With the "subterfuge" theory now nullified and no other statutory basis for Commission jurisdiction over layoff and recall decisions, there should be no further issue about whether the Commission may assert jurisdiction over any such claims. As established by the 2011 amendments, personnel decisions are to be based solely on the performance and effectiveness of the teachers involved.  Although the Court of Appeals decision did not expressly mention recalls as outside of Commission jurisdiction, there can be little question about that conclusion. The Court referred repeatedly in its opinion to "layoff-related" decisions, thus clearly going beyond layoffs to  include recalls. Of the three cases consolidated by the Court of Appeals for decision, the Wright case from Flint involved a challenge to both a layoff and a failure to recall, was dismissed by the Administrative Law Judge on the basis of the 2011 amendments, was reversed by the Commission on the basis of its "subterfuge" theory, and has now been dismissed by the Court of Appeals in its decision rejecting the "subterfuge" theory. Commission jurisdiction over recall decisions is as plainly a thing of the past as Commission jurisdiction over layoffs.
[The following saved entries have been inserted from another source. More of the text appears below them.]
template <int HEAD>
__global__ void __launch_bounds__(256)
ransac_score_kernel(const float *__restrict__ corr8, const float *__restrict__ corr8s, int m_max, const int32_t *__restrict__ m_dev, float thr2,
                    const float *__restrict__ models, const float *__restrict__ models_s, uint32_t *__restrict__ score_cnt,
                    unsigned long long *__restrict__ score_ssq, const int32_t *__restrict__ counters, lr_score_info *__restrict__ info,
                    const int32_t *__restrict__ perm, const int32_t *__restrict__ glen, int sub, int model_stride, int vslot,
                    int gx, int total, int allow_prune, lr_zargs z)
{
    int logical;
    if (!lr_xcd_block(total, logical)) return;
    const int bxi = logical % gx, pair = logical / gx;
    lr_z(corr8, z, pair); lr_z(corr8s, z, pair); lr_z(m_dev, z, pair); lr_z(models, z, pair); lr_z(models_s, z, pair); lr_z(score_cnt, z, pair); lr_z(score_ssq, z, pair);
    lr_z(counters, z, pair); lr_z(info, z, pair); lr_z(perm, z, pair); lr_z(glen, z, pair);
    const int m = m_dev ? min(*m_dev, m_max) : m_max;
    const int V = counters[vslot];
    const int hb = (V + 63) >> 6;
    if (hb == 0 || m <= 0 || reinterpret_cast<const lr_ransac_state *>(counters + LR_CNT_COUNT)->done) return;
    const int K0 = allow_prune ? lr_sc_head(m, V) : 0;
    const int lane = threadIdx.x & 63;
    const size_t ms = (size_t)model_stride;
    const int W = gx * 4, w0 = bxi * 4 + __builtin_amdgcn_readfirstlane((int)threadIdx.x >> 6);
    if (HEAD) {
        if (K0 == 0) return;
        constexpr int HQ = 4, QL = LR_SC_HEAD / HQ;
        for (int w = w0; w < hb * HQ; w += W) {
            const int g = w % hb, qi = w / hb;
            const int slot = g * 64 + lane;
            const bool active = slot < V;
            const lr_model12 M = lr_load_model(models + (active ? slot : 0), ms);
            uint32_t cnt = 0; unsigned long long ssq = 0;
            lr_score_stream(corr8, qi * QL, (qi + 1) * QL, sub, thr2, M, cnt, ssq);
            if (active && cnt) { atomicAdd(&score_cnt[slot], cnt); atomicAdd(&score_ssq[slot], ssq); }
            if (qi == 0) {
                unsigned long long key = active ? ((unsigned long long)cnt << 32) | (unsigned long long)(0xffffffffu - (uint32_t)slot) : 0ull;
#pragma unroll
                for (int o = 32; o >= 1; o >>= 1) { const unsigned long long k2 = __shfl_xor(key, o); key = k2 > key ? k2 : key; }
                if (lane == 0) atomicMax(&info->pilot_key, key);
            }
        }
        return;
    }
    const bool prune = K0 > 0;
    const float *__restrict__ stream = prune ? corr8s : corr8;
    const int L = prune ? m - K0 : m;
    int chunks = W / hb;
    const int cmax = L / LR_SCORE_CHUNK > 0 ? L / LR_SCORE_CHUNK : 1;
    if (chunks > cmax) chunks = cmax;
    if (chunks < 1) chunks = 1;
    const int per = ((L + chunks - 1) / chunks + 1) & ~1;
    for (int w = w0; w < hb * chunks; w += W) {
        const int g = w % hb, c = w / hb;
        const int len = prune ? min(glen[g], (L + 1) & ~1) : L;
        const int begin = c * per, end = min(len, begin + per);
        if (begin >= end) continue;
        const int spos = g * 64 + lane;
        const bool active = spos < V;
        const lr_model12 M = lr_load_model((prune ? models_s : models) + (active ? spos : 0), ms);
        uint32_t cnt = 0;
        unsigned long long ssq = 0;
        lr_score_stream(stream, begin, end, sub, thr2, M, cnt, ssq);
        if (active && cnt) {
            const int slot = prune ? perm[spos] : spos;
            atomicAdd(&score_cnt[slot], cnt); atomicAdd(&score_ssq[slot], ssq);
        }
    }
}

__global__ void __launch_bounds__(256)
ransac_resid_kernel(const float *__restrict__ corr8, int m_max, const int32_t *__restrict__ m_dev, const float *__restrict__ models,
                    const int32_t *__restrict__ counters, lr_score_info *__restrict__ info, uint8_t *__restrict__ cb, int model_stride, int vslot, lr_zargs z)
{
    __shared__ int s_h[LR_SC_NB];
    __shared__ float s_red[4][6];
    __shared__ int s_bad;
    lr_z(corr8, z, blockIdx.z); lr_z(m_dev, z, blockIdx.z); lr_z(models, z, blockIdx.z); lr_z(counters, z, blockIdx.z); lr_z(info, z, blockIdx.z); lr_z(cb, z, blockIdx.z);
    const int m = m_dev ? min(*m_dev, m_max) : m_max;
    const int V = counters[vslot];
    const int tid = threadIdx.x, lane = tid & 63, wave = tid >> 6;
    const int c = blockIdx.x * 256 + tid;
    if (V <= 0 || blockIdx.x * 256 >= m || reinterpret_cast<const lr_ransac_state *>(counters + LR_CNT_COUNT)->done) return;
    const int K0 = lr_sc_head(m, V);
    if (K0 == 0) return;
    if (tid < LR_SC_NB) s_h[tid] = 0;
    if (tid == 0) s_bad = 0;
    __syncthreads();
    int ps = (int)(0xffffffffu - (uint32_t)info->pilot_key);
    ps = min(max(ps, 0), V - 1);
    const lr_model12 P = lr_load_model(models + ps, (size_t)model_stride);
    float lo[3] = { 3.0e38f, 3.0e38f, 3.0e38f }, hi[3] = { -3.0e38f, -3.0e38f, -3.0e38f };
    if (c < m) {
        bool bad = false;
#pragma unroll
        for (int a = 0; a < 3; ++a) { const float v = corr8[lr_corr_at(c, a)]; bad |= !(fabsf(v) < 3.0e38f); lo[a] = v; hi[a] = v; }
        if (bad) s_bad = 1;
        if (c >= K0) {
            constexpr float INVW = 1.0f / LR_SC_W, RMAX = LR_SC_NB * LR_SC_W;
            const float r = sqrtf(lr_corr_d2(P.Rt, corr8, c));
            int b = LR_SC_NB - 1;
            if (r < RMAX) b = min((int)(r * INVW), LR_SC_NB - 1);
            cb[c] = (uint8_t)b;
            atomicAdd(&s_h[b], 1);
        }
    }
#pragma unroll
    for (int a = 0; a < 3; ++a)
#pragma unroll
        for (int o = 32; o >= 1; o >>= 1) { lo[a] = fminf(lo[a], __shfl_xor(lo[a], o)); hi[a] = fmaxf(hi[a], __shfl_xor(hi[a], o)); }
    if (lane == 0) { for (int a = 0; a < 3; ++a) { s_red[wave][a] = lo[a]; s_red[wave][3 + a] = hi[a]; } }
    __syncthreads();
    if (tid < LR_SC_NB && s_h[tid]) atomicAdd(&info->hist[tid], s_h[tid]);
    if (tid < 6) {
        float v = s_red[0][tid];
        for (int w = 1; w < 4; ++w) v = tid < 3 ? fminf(v, s_red[w][tid]) : fmaxf(v, s_red[w][tid]);
        if (tid < 3) atomicMin(&info->box[tid], lr_ford(v)); else atomicMax(&info->box[tid], lr_ford(v));
    }
    if (tid == 0 && s_bad) info->bad = 1;
}

__global__ void __launch_bounds__(1024)
ransac_order_kernel(int m_max, const int32_t *__restrict__ m_dev, float thr2, const float *__restrict__ models, int32_t *__restrict__ counters,
                    lr_score_info *__restrict__ info, int32_t *__restrict__ perm, int32_t *__restrict__ glen, uint8_t *__restrict__ mb,
                    float *__restrict__ models_s, int model_stride, int vslot, lr_zargs z)
{
    __shared__ int s_h[LR_SC_NB], s_off[LR_SC_NB + 1], s_fill[LR_SC_NB];
    __shared__ unsigned long long s_ev[16];
    lr_z(m_dev, z, blockIdx.z); lr_z(models, z, blockIdx.z); lr_z(counters, z, blockIdx.z); lr_z(models_s, z, blockIdx.z);
    lr_z(info, z, blockIdx.z); lr_z(perm, z, blockIdx.z); lr_z(glen, z, blockIdx.z); lr_z(mb, z, blockIdx.z);
    lr_ransac_state *state = reinterpret_cast<lr_ransac_state *>(counters + LR_CNT_COUNT);
    const int m = m_dev ? min(*m_dev, m_max) : m_max;
    const int V = counters[vslot];
    const int tid = threadIdx.x, lane = tid & 63, wave = tid >> 6;
    if (V <= 0 || m <= 0 || state->done) return;
    const int K0 = lr_sc_head(m, V);
    if (K0 == 0) return;
    const size_t ms = (size_t)model_stride;
    int ps = (int)(0xffffffffu - (uint32_t)info->pilot_key);
    ps = min(max(ps, 0), V - 1);
    const lr_model12 P = lr_load_model(models + ps, ms);
    if (tid < 64) {
        const int h0 = info->hist[2 * tid], h1 = info->hist[2 * tid + 1];
        int inc = h0 + h1;
#pragma unroll
        for (int o = 1; o < 64; o <<= 1) { const int v = __shfl_up(inc, o); if (tid >= o) inc += v; }
        const int ex = inc - (h0 + h1);
        s_off[2 * tid] = ex; s_off[2 * tid + 1] = ex + h0;
        info->offs[2 * tid] = ex; info->offs[2 * tid + 1] = ex + h0;
        info->fill[2 * tid] = ex; info->fill[2 * tid + 1] = ex + h0;
        if (tid == 63) { s_off[LR_SC_NB] = inc; info->offs[LR_SC_NB] = inc; }
    }
    if (tid < LR_SC_NB) s_h[tid] = 0;
    __syncthreads();
    const float b0 = lr_ford_inv(info->box[0]), b1 = lr_ford_inv(info->box[1]), b2 = lr_ford_inv(info->box[2]);
    const float b3 = lr_ford_inv(info->box[3]), b4 = lr_ford_inv(info->box[4]), b5 = lr_ford_inv(info->box[5]);
    const float cx = 0.5f * (b0 + b3), cy = 0.5f * (b1 + b4), cz = 0.5f * (b2 + b5);
    const float ex = b3 - b0, ey = b4 - b1, ez = b5 - b2;
    float rho = 0.5f * sqrtf(ex * ex + ey * ey + ez * ez) * 1.0001f + 1e-6f;
    if (info->bad) rho = LR_INF_F;
    const float amax = fmaxf(fmaxf(fmaxf(fabsf(b0), fabsf(b3)), fmaxf(fabsf(b1), fabsf(b4))), fmaxf(fabsf(b2), fabsf(b5)));
    constexpr float INVW = 1.0f / LR_SC_W, RMAX = LR_SC_NB * LR_SC_W;
    const float thr = sqrtf(thr2);
    const float *Pm = P.Rt;
    const float pt1 = fabsf(Pm[3]) + fabsf(Pm[7]) + fabsf(Pm[11]);
    for (int v = tid; v < V; v += 1024) {
        const lr_model12 M = lr_load_model(models + v, ms);
        const float *Mm = M.Rt;
        const float d00 = Mm[0] - Pm[0], d01 = Mm[1] - Pm[1], d02 = Mm[2] - Pm[2], d10 = Mm[4] - Pm[4], d11 = Mm[5] - Pm[5], d12 = Mm[6] - Pm[6],
                    d20 = Mm[8] - Pm[8], d21 = Mm[9] - Pm[9], d22 = Mm[10] - Pm[10];
        const float F = sqrtf(d00 * d00 + d01 * d01 + d02 * d02 + d10 * d10 + d11 * d11 + d12 * d12 + d20 * d20 + d21 * d21 + d22 * d22);
        const float ux = d00 * cx + d01 * cy + d02 * cz + (Mm[3] - Pm[3]), uy = d10 * cx + d11 * cy + d12 * cz + (Mm[7] - Pm[7]),
                    uz = d20 * cx + d21 * cy + d22 * cz + (Mm[11] - Pm[11]);
        const float eps = (F * rho + sqrtf(ux * ux + uy * uy + uz * uz)) * 1.001f;
        const float slack = 0.01f + 4e-6f * (3.0f * amax + pt1 + fabsf(Mm[3]) + fabsf(Mm[7]) + fabsf(Mm[11]));
        const float cut = thr + eps + slack;
        int bv = LR_SC_NB - 1;
        if (cut < RMAX) bv = min((int)(cut * INVW), LR_SC_NB - 1);
        mb[v] = (uint8_t)bv;
        atomicAdd(&s_h[LR_SC_NB - 1 - bv], 1);
    }
    __syncthreads();
    if (tid < 64) {
        const int h0 = s_h[2 * tid], h1 = s_h[2 * tid + 1];
        int inc = h0 + h1;
#pragma unroll
        for (int o = 1; o < 64; o <<= 1) { const int v = __shfl_up(inc, o); if (tid >= o) inc += v; }
        s_fill[2 * tid] = inc - (h0 + h1); s_fill[2 * tid + 1] = inc - h1;
    }
    __syncthreads();
    for (int v = tid; v < V; v += 1024) {
        const int pos = atomicAdd(&s_fill[LR_SC_NB - 1 - (int)mb[v]], 1);
        perm[pos] = v;
#pragma unroll
        for (int k = 0; k < 12; ++k) models_s[(size_t)k * ms + pos] = models[(size_t)k * ms + v];
    }
    __syncthreads();
    const int L = m - K0;
    const int hb = (V + 63) >> 6;
    unsigned long long ev = 0;
    for (int g = tid; g < hb; g += 1024) {
        const int len = (s_off[(int)mb[perm[g * 64]] + 1] + 1) & ~1;
        glen[g] = len;
        ev += (unsigned long long)min(len, L) * (unsigned long long)min(64, V - g * 64);
    }
#pragma unroll
    for (int o = 32; o >= 1; o >>= 1) ev += __shfl_xor(ev, o);
    if (lane == 0) s_ev[wave] = ev;
    __syncthreads();
    if (tid == 0) {
        for (int w = 1; w < 16; ++w) ev += s_ev[w];
        state->evals += ev + (unsigned long long)V * (unsigned long long)K0;
        state->evals_full += (unsigned long long)V * (unsigned long long)m;
        info->prune = 1; info->n_sorted = L;
    }
}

An appeal to the Supreme Court by the teachers involved in the three cases is at least possible, if not likely. What seems unlikely, however, given the clear legislative intent recognized by the Court of Appeals, is that the teachers will have any more success in the Supreme Court than they did in the Court of Appeals. Meanwhile, the Court of Appeals' decision is binding on the Commission, and should preclude any more layoff or recall decisions being reviewed under the tenure process.